- _EXERCISE_
Exactly the lines below from the one with "jlo = wave_min(jlo);" up to and including the one with "rem - y * T.W;" make up the answer, with nothing else added.

:::::

+template <int ROWS>
+__device__ __forceinline__ TileJob tile_job(const SourceDesc& S, const WeightDesc& Wt, const GridDesc& G) {
+    TileJob J;
+    const int wx = G.nx + 2 * G.ring, wy = G.ny + 2 * G.ring;
+    J.tiles_x = (wx + 63) / 64;
+    J.ntiles = J.tiles_x * ((wy + ROWS - 1) / ROWS);
+    const size_t plane = (size_t)S.ns_x * S.ns_y;
+    J.off1 = (size_t)S.level1 * plane;
+    J.off2 = (size_t)S.level2 * plane;
+    J.half = S.ns_x / 2;
+    J.rotate = Wt.cos_rot != nullptr && Wt.sin_rot != nullptr;
+    return J;
+}
+
+template <int ROWS>
+__device__ __forceinline__ TileIndex<ROWS> tile_index(const SourceDesc& S, const WeightDesc& Wt, const GridDesc& G, const TileJob& J,
+                                                      int cap, int t, int lane) {
+    TileIndex<ROWS> T;
+    T.ty = t / J.tiles_x;
+    const int tx = t - T.ty * J.tiles_x;
+    T.i = tx * 64 + lane - G.ring;
+    const int ic = min(T.i, G.nx + G.ring - 1);
+    int lo = INT_MAX, hi = INT_MIN, jlo = INT_MAX, jhi = INT_MIN, ref = 0;
+#pragma unroll
+    for (int r = 0; r < ROWS; ++r) {
+        const int jc = min(T.ty * ROWS + r - G.ring, G.ny + G.ring - 1);
+        const size_t k = cell_index(G, ic, jc);
+        const double fi = Wt.separable ? Wt.fi[ic + G.hx] : Wt.fi[k];
+        const double fj = Wt.separable ? Wt.fj[jc + G.hy] : Wt.fj[k];
+        const double ti = trunc(fi), tj = trunc(fj);
+        T.xi[r] = fi - floor(fi);
+        T.eta[r] = fj - floor(fj);
+        const int i0 = (int)ti;
+        const int di = fi > 0.0 ? 1 : (fi < 0.0 ? -1 : 0);
+        const int ja = (int)tj;
+        const int jb = ja + (fj > 0.0 ? 1 : (fj < 0.0 ? -1 : 0));
+        const int j0 = min(max(ja, 0), S.ns_y - 1);
+        const int j1 = min(max(jb, 0), S.ns_y - 1);
+        if (r == 0) ref = __shfl(i0, 0);
+        const int d0 = wrap_index(i0 - ref + J.half, S.ns_x) - J.half;
+        T.c[r] = corner_word(d0, di, j0, j1);
+        lo = min(lo, min(d0, d0 + di));
+        hi = max(hi, max(d0, d0 + di));
+        jlo = min(jlo, min(j0, j1));
+        jhi = max(jhi, max(j0, j1));
+    }
+    lo = wave_min(lo);
+    hi = wave_max(hi);
+    jlo = wave_min(jlo);
+    jhi = wave_max(jhi);
+    T.lo = lo;
+    T.jlo = jlo;
+    T.ref = ref;
+    T.W = hi - lo + 1;
+    T.WH = T.W * (jhi - jlo + 1);
+    T.fits = T.WH <= cap && T.W <= S.ns_x;
+    return T;
+}
+
+template <int ROWS>
+__device__ __forceinline__ size_t footprint_offset(const SourceDesc& S, const TileIndex<ROWS>& T, float inv_W, int rem) {
+    const int y = (int)(((float)rem + 0.5f) * inv_W);
+    const int x = rem - y * T.W;
+    return (size_t)(T.jlo + y) * S.ns_x + wrap_index(T.ref + T.lo + x, S.ns_x);
+}
+
+template <int ROWS>
+__device__ __forceinline__ void stage_footprint(const SourceDesc& S, const TileJob& J, const TileIndex<ROWS>& T, double* tile, int cap,
+                                                int lane, int from) {
+    if (!T.fits) return;
+    const float inv_W = 1.0f / (float)T.W;
+    for (int rem = from + lane; rem < T.WH; rem += 64) {
+        const size_t off = footprint_offset(S, T, inv_W, rem);
+#pragma unroll
+        for (int v = 0; v < CF_JRA55_NVARS; ++v)
+            tile[v * cap + rem] = blend_levels(S.data[v][J.off1 + off], S.data[v][J.off2 + off], S.tf);
+    }
+}
+
+constexpr int IT_HELD_PASSES = 1;
+struct FootprintRaw {
+    float a[IT_HELD_PASSES][CF_JRA55_NVARS], b[IT_HELD_PASSES][CF_JRA55_NVARS];
+};
+
+template <int ROWS>
+__device__ __forceinline__ void request_footprint(const SourceDesc& S, const TileJob& J, const TileIndex<ROWS>& T, int lane, FootprintRaw& R) {
+    if (!T.fits) return;
+    const float inv_W = 1.0f / (float)T.W;
+#pragma unroll
+    for (int p = 0; p < IT_HELD_PASSES; ++p) {
+        if (64 * p >= T.WH) break;
+        const size_t off = footprint_offset(S, T, inv_W, min(lane + 64 * p, T.WH - 1));
+#pragma unroll
+        for (int v = 0; v < CF_JRA55_NVARS; ++v) {
+            R.a[p][v] = S.data[v][J.off1 + off];
+            R.b[p][v] = S.data[v][J.off2 + off];
+        }
+    }
+}
+
+template <int ROWS>
+__device__ __forceinline__ void blend_footprint(const SourceDesc& S, const TileJob& J, const TileIndex<ROWS>& T, const FootprintRaw& R,
+                                                double* tile, int cap, int lane) {
+    if (!T.fits) return;
+#pragma unroll
+    for (int p = 0; p < IT_HELD_PASSES; ++p) {
+        const int rem = lane + 64 * p;
+        if (rem < T.WH) {
+#pragma unroll
+            for (int v = 0; v < CF_JRA55_NVARS; ++v) tile[v * cap + rem] = blend_levels(R.a[p][v], R.b[p][v], S.tf);
+        }
+    }
+    stage_footprint(S, J, T, tile, cap, lane, 64 * IT_HELD_PASSES);
+}
+
+template <int ROWS>
+__device__ __forceinline__ void interpolate_store(const SourceDesc& S, const WeightDesc& Wt, const GridDesc& G, const Exchange& E,
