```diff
@@ -465,6 +490,9 @@
       if (fr) s_free[wv][__popcll(fm & ((1ull << lane) - 1ull))] = (uint8_t)lane;
     }
     __syncthreads();
+    const unsigned long long mvm = __ballot(moved);
+    const int nmoved = __popcll(mvm);
+    if (moved) l = s_free[wv][__popcll(mvm & ((1ull << lane) - 1ull))];
     const bool counts = act && (count_all || (uint32_t)(row_lo + grow) < col);
     const int ncount = __popcll(__ballot(counts));
     const uint32_t lclass = ncount == 0 ? 0u : (ncount == cnt ? 1u : 2u);
@@ -476,7 +504,7 @@
       packed[base + (size_t)l * 4] = ring_pack_word(d, rowaddr, ring);
       peid[base + (size_t)l * 4] = eid[q];
     } else if (valid) {
-      const int lf = s_free[wv][lane - cnt];
+      const int lf = s_free[wv][nmoved + lane - cnt];
       packed[base + (size_t)lf * 4] = ring_pack_word(d, (uint32_t)(R + (lf & 31)) * 4u * (uint32_t)d,
                                                      (uint32_t)ring_off + (mpad % (uint32_t)S) * cbytes);
       peid[base + (size_t)lf * 4] = -1;
@@ -1565,6 +1593,57 @@
   return MDE_OK;
 }
 
+__global__ __launch_bounds__(MDE_BLOCK) void k_ring_pair_check(int64_t npairs, const uint32_t* __restrict__ packed, int d, int R,
+                                                               unsigned long long* __restrict__ out) {
+  const int lane = threadIdx.x & 63;
+  const int64_t nw = ((int64_t)gridDim.x * MDE_BLOCK) >> 6;
+  const uint32_t mask = d == 2 ? 0xfff8u : 0xfffcu, dummy = (uint32_t)R * 4u * (uint32_t)d;
+  unsigned long long split = 0, shared = 0, pairs = 0;
+  for (int64_t pr = ((int64_t)blockIdx.x * MDE_BLOCK + threadIdx.x) >> 6; pr < npairs; pr += nw) {
+    const int64_t it = 2 * pr;
+    const size_t base = ((size_t)(it >> 2) * 64 + (size_t)lane) * 4 + (size_t)(it & 3);
+    const uint32_t ra = packed[base] & mask, rb = packed[base + 1] & mask;
+    int found = -1;
+    for (int k = 0; k < 64; ++k)
+      if ((uint32_t)__builtin_amdgcn_readlane((int)ra, k) == rb) found = k;
+    const bool real = rb < dummy;
+    split += __popcll(__ballot(real && found >= 0 && found != lane));
+    shared += __popcll(__ballot(real && found >= 0));
+    ++pairs;
+  }
+  if (lane == 0) {
+    atomicAdd(&out[0], split);
+    atomicAdd(&out[1], shared);
+    atomicAdd(&out[2], pairs);
+  }
+}
+
+extern "C" int mde_plan_ring_check(const mde_plan* plan, int64_t* out_host, void* stream) {
+  if (!plan || !out_host) return MDE_E_INVALID;
+  const mde_ring_layout& L = plan->ring;
+  for (int i = 0; i < 3; ++i) out_host[i] = 0;
+  if (!L.packed || L.n_iters == 0) return MDE_OK;
+  hipStream_t st = mde_stream(stream);
+  unsigned long long* dout = nullptr;
+  hipError_t e = hipMalloc(&dout, 3 * sizeof(unsigned long long));
+  if (e == hipSuccess) e = hipMemsetAsync(dout, 0, 3 * sizeof(unsigned long long), st);
+  if (e == hipSuccess) {
+    hipLaunchKernelGGL(k_ring_pair_check, dim3(mde_grid(L.n_iters / 2 * 64, MDE_BLOCK, 4096)), dim3(MDE_BLOCK), 0, st,
+                       L.n_iters / 2, L.packed, L.d, L.rows_per_block, dout);
+    e = hipGetLastError();
+  }
+  unsigned long long h[3] = {0, 0, 0};
+  if (e == hipSuccess) e = hipMemcpyAsync(h, dout, sizeof(h), hipMemcpyDeviceToHost, st);
+  if (e == hipSuccess) e = hipStreamSynchronize(st);
+  if (dout) (void)hipFree(dout);
+  if (e != hipSuccess) {
+    mde_set_error("mde_plan_ring_check: %s", hipGetErrorString(e));
+    return MDE_E_HIP;
+  }
+  for (int i = 0; i < 3; ++i) out_host[i] = (int64_t)h[i];
+  return MDE_OK;
+}
+
 extern "C" int mde_plan_expand_layout(const mde_plan* plan, int32_t layout, const float* in_edge,
                                       float* out_half, void* stream) {
   if (!plan || !in_edge || !out_half) return MDE_E_INVALID;
diff --git a/pymde_amd/csrc/mde_ring_kernel.h b/pymde_amd/csrc/mde_ring_kernel.h
--- a/pymde_amd/csrc/mde_ring_kernel.h
+++ b/pymde_amd/csrc/mde_ring_kernel.h
@@ -564,7 +564,7 @@
       };
 
       Pre xa, xb;
-      float acc[D];
+      float acc[D], accb[D];
       auto block_body = [&](auto lc_tag, int u, int b) __attribute__((always_inline)) {
 #pragma unroll
         for (int h = 0; h < 2; ++h) {
@@ -581,9 +581,16 @@
           const uint32_t hma = lc2 ? (uint32_t)__builtin_amdgcn_readlane((int)hv[u], 4 * q) : 0u;
           const uint32_t hmb = lc2 ? (uint32_t)__builtin_amdgcn_readlane((int)hv[u], 4 * q + 4) : 0u;
           finish(lc_tag, pq[u][q], xa, acc, p1a, hma);
-          if (HAS_GRAD) ring_ld<D>(L + GR_OFF + row_of(pq[u][q + 1]), acc);
-          finish(lc_tag, pq[u][q + 1], xb, acc, p1b, hmb);
-          if (HAS_GRAD) ring_ld<D>(L + GR_OFF + row_of(pq[un][qn]), acc);
+          if (HAS_GRAD) {
+            const bool same = row_of(pq[u][q + 1]) == row_of(pq[u][q]);
+#pragma unroll
+            for (int c = 0; c < D; ++c) accb[c] = same ? acc[c] : accb[c];
+          }
+          finish(lc_tag, pq[u][q + 1], xb, accb, p1b, hmb);
+          if (HAS_GRAD) {
+            ring_ld<D>(L + GR_OFF + row_of(pq[un][qn]), acc);
+            ring_ld<D>(L + GR_OFF + row_of(pq[un][qn + 1]), accb);
+          }
           xa = xna;
           xb = xnb;
         }
@@ -596,7 +603,10 @@
       xb = issue_x(pq[0][1], (a0_scalar || PS != 0) ? a0s : wq[0][1], bx4(bq[0], 1));
       release_to(0, 2);
       prefetch_landed();
-      if (HAS_GRAD) ring_ld<D>(L + GR_OFF + row_of(pq[0][0]), acc);
+      if (HAS_GRAD) {
+        ring_ld<D>(L + GR_OFF + row_of(pq[0][0]), acc);
+        ring_ld<D>(L + GR_OFF + row_of(pq[0][1]), accb);
+      }
       for (int base = 0; base < NB; base += PFB) {
 #pragma unroll
         for (int u = 0; u < PFB; ++u) {
@@ -654,14 +664,25 @@
           __hip_atomic_store(&sync[0], 0u, __ATOMIC_RELAXED, __HIP_MEMORY_SCOPE_AGENT);
         }
         __syncthreads();
-        for (int sl = tid; sl < R; sl += BS) {
-          const int r = sr[sl];
-          if (r < 0) continue;
-#pragma unroll
-          for (int c = 0; c < D; ++c) {
-            const float o = __hip_atomic_load(other + (size_t)r * D + c, __ATOMIC_RELAXED, __HIP_MEMORY_SCOPE_AGENT);
-            const float m = GR[sl * D + c];
-            grad[(size_t)(row_lo + r) * D + c] = (qg == 0 ? m + o : o + m) * grad_scale;
+        for (int s0 = 0; s0 < R; s0 += 8 * BS) {
+          int rr[8];
+          float o[8][D];
+#pragma unroll
+          for (int k = 0; k < 8; ++k) rr[k] = s0 + tid + k * BS < R ? sr[s0 + tid + k * BS] : -1;
+#pragma unroll
+          for (int k = 0; k < 8; ++k)
+#pragma unroll
+            for (int c = 0; c < D; ++c)
+              o[k][c] = __hip_atomic_load(other + (size_t)max(rr[k], 0) * D + c, __ATOMIC_RELAXED, __HIP_MEMORY_SCOPE_AGENT);
+#pragma unroll
+          for (int k = 0; k < 8; ++k) {
+            if (rr[k] < 0) continue;
+            const int sl = s0 + tid + k * BS;
+#pragma unroll
+            for (int c = 0; c < D; ++c) {
+              const float m = GR[sl * D + c];
+              grad[(size_t)(row_lo + rr[k]) * D + c] = (qg == 0 ? m + o[k][c] : o[k][c] + m) * grad_scale;
+            }
           }
         }
       }
@@ -685,14 +706,16 @@
     float* mine = partial + ((size_t)qg * nloc + r0) * D;
     const float* other = partial + ((size_t)(1 - qg) * nloc + r0) * D;
     float* grow = grad + (size_t)(row_lo + r0) * D;
+    static_assert(GR_OFF % 16 == 0, "16-byte accumulator pieces");
+    const bool vec = ((reinterpret_cast<uintptr_t>(mine) | reinterpret_cast<uintptr_t>(other) | reinterpret_cast<uintptr_t>(grow)) & 15) == 0;
+    const int n4 = vec ? (nr * D) >> 2 : 0, n1 = nr * D;
+    const ring_f4* GR4 = reinterpret_cast<const ring_f4*>(GR);
     if (!second) {
-      if constexpr (D == 2) {
-        for (int i = tid; i < nr; i += BS)
-          __hip_atomic_store(reinterpret_cast<double*>(mine) + i, reinterpret_cast<const double*>(GR)[i], __ATOMIC_RELAXED,
-                             __HIP_MEMORY_SCOPE_AGENT);
-      } else {
-        for (int i = tid; i < nr * D; i += BS) __hip_atomic_store(mine + i, GR[i], __ATOMIC_RELAXED, __HIP_MEMORY_SCOPE_AGENT);
-      }
+      for (int i = tid; i < n4; i += BS) {
+        const ring_f4 v4 = GR4[i];
+        asm volatile("global_store_dwordx4 %0, %1, off sc1" ::"v"(reinterpret_cast<ring_f4*>(mine) + i), "v"(v4) : "memory");
+      }
+      for (int i = (n4 << 2) + tid; i < n1; i += BS) __hip_atomic_store(mine + i, GR[i], __ATOMIC_RELAXED, __HIP_MEMORY_SCOPE_AGENT);
       __builtin_amdgcn_s_waitcnt(0x0F70);
       __syncthreads();
       if (tid == 0) __hip_atomic_store(&sync[1], 1u, __ATOMIC_RELAXED, __HIP_MEMORY_SCOPE_AGENT);
@@ -703,20 +726,30 @@
         __hip_atomic_store(&sync[0], 0u, __ATOMIC_RELAXED, __HIP_MEMORY_SCOPE_AGENT);
       }
       __syncthreads();
-      if constexpr (D == 2) {
-        for (int i = tid; i < nr; i += BS) {
-          const double o = __hip_atomic_load(reinterpret_cast<const double*>(other) + i, __ATOMIC_RELAXED, __HIP_MEMORY_SCOPE_AGENT);
-          const float2 ov = *reinterpret_cast<const float2*>(&o);
-          const float2 mv = reinterpret_cast<const float2*>(GR)[i];
-          float2 r;
-          r.x = (qg == 0 ? mv.x + ov.x : ov.x + mv.x) * grad_scale;
-          r.y = (qg == 0 ? mv.y + ov.y : ov.y + mv.y) * grad_scale;
-          reinterpret_cast<float2*>(grow)[i] = r;
-        }
-      } else {
-        for (int i = tid; i < nr * D; i += BS) {
-          const float o = __hip_atomic_load(other + i, __ATOMIC_RELAXED, __HIP_MEMORY_SCOPE_AGENT);
-          grow[i] = (qg == 0 ? GR[i] + o : o + GR[i]) * grad_scale;
+      const ring_f4* o4p = reinterpret_cast<const ring_f4*>(other);
+      for (int i0 = 0; i0 < n4; i0 += 8 * BS) {
+        ring_f4 o[8];
+#pragma unroll
+        for (int k = 0; k < 8; ++k)
+          asm volatile("global_load_dwordx4 %0, %1, off sc1" : "=v"(o[k]) : "v"(o4p + min(i0 + tid + k * BS, n4 - 1)) : "memory");
+        asm volatile("s_waitcnt vmcnt(0)" : "+v"(o[0]), "+v"(o[1]), "+v"(o[2]), "+v"(o[3]), "+v"(o[4]), "+v"(o[5]), "+v"(o[6]), "+v"(o[7])::"memory");
+#pragma unroll
+        for (int k = 0; k < 8; ++k) {
+          const int i = i0 + tid + k * BS;
+          if (i < n4) {
+            const ring_f4 m = GR4[i];
+            reinterpret_cast<ring_f4*>(grow)[i] = (qg == 0 ? m + o[k] : o[k] + m) * grad_scale;
+          }
+        }
+      }
+      for (int i0 = n4 << 2; i0 < n1; i0 += 8 * BS) {
+        float o[8];
+#pragma unroll
+        for (int k = 0; k < 8; ++k) o[k] = __hip_atomic_load(other + min(i0 + tid + k * BS, n1 - 1), __ATOMIC_RELAXED, __HIP_MEMORY_SCOPE_AGENT);
+#pragma unroll
+        for (int k = 0; k < 8; ++k) {
+          const int i = i0 + tid + k * BS;
+          if (i < n1) grow[i] = (qg == 0 ? GR[i] + o[k] : o[k] + GR[i]) * grad_scale;
         }
       }
     }
@@ -724,7 +757,9 @@
   } else if (HAS_GRAD) {
     float* grow = (Q == 1) ? grad + (size_t)(row_lo + r0) * D : partial + ((size_t)qg * nloc + r0) * D;
     const float sc = (Q == 1) ? grad_scale : 1.0f;
-    for (int i = tid; i < nr * D; i += BS) grow[i] = GR[i] * sc;
+    const int n4 = (reinterpret_cast<uintptr_t>(grow) & 15) == 0 ? (nr * D) >> 2 : 0;
+    for (int i = tid; i < n4; i += BS) reinterpret_cast<ring_f4*>(grow)[i] = reinterpret_cast<const ring_f4*>(GR)[i] * sc;
+    for (int i = (n4 << 2) + tid; i < nr * D; i += BS) grow[i] = GR[i] * sc;
   }
   double* red = reinterpret_cast<double*>(L);
   unsigned int* ticket = reinterpret_cast<unsigned int*>(loss_partials + MDE_MAX_PARTIALS);
```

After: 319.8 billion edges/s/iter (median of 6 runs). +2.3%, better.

:::::

- _SOLVED PROBLEM_
+    jlo = wave_min(jlo);
+    jhi = wave_max(jhi);
+    T.lo = lo;
+    T.jlo = jlo;
+    T.ref = ref;
+    T.W = hi - lo + 1;
+    T.WH = T.W * (jhi - jlo + 1);
+    T.fits = T.WH <= cap && T.W <= S.ns_x;
+    return T;
+}
+
+template <int ROWS>
+__device__ __forceinline__ size_t footprint_offset(const SourceDesc& S, const TileIndex<ROWS>& T, float inv_W, int rem) {
+    const int y = (int)(((float)rem + 0.5f) * inv_W);
+    const int x = rem - y * T.W;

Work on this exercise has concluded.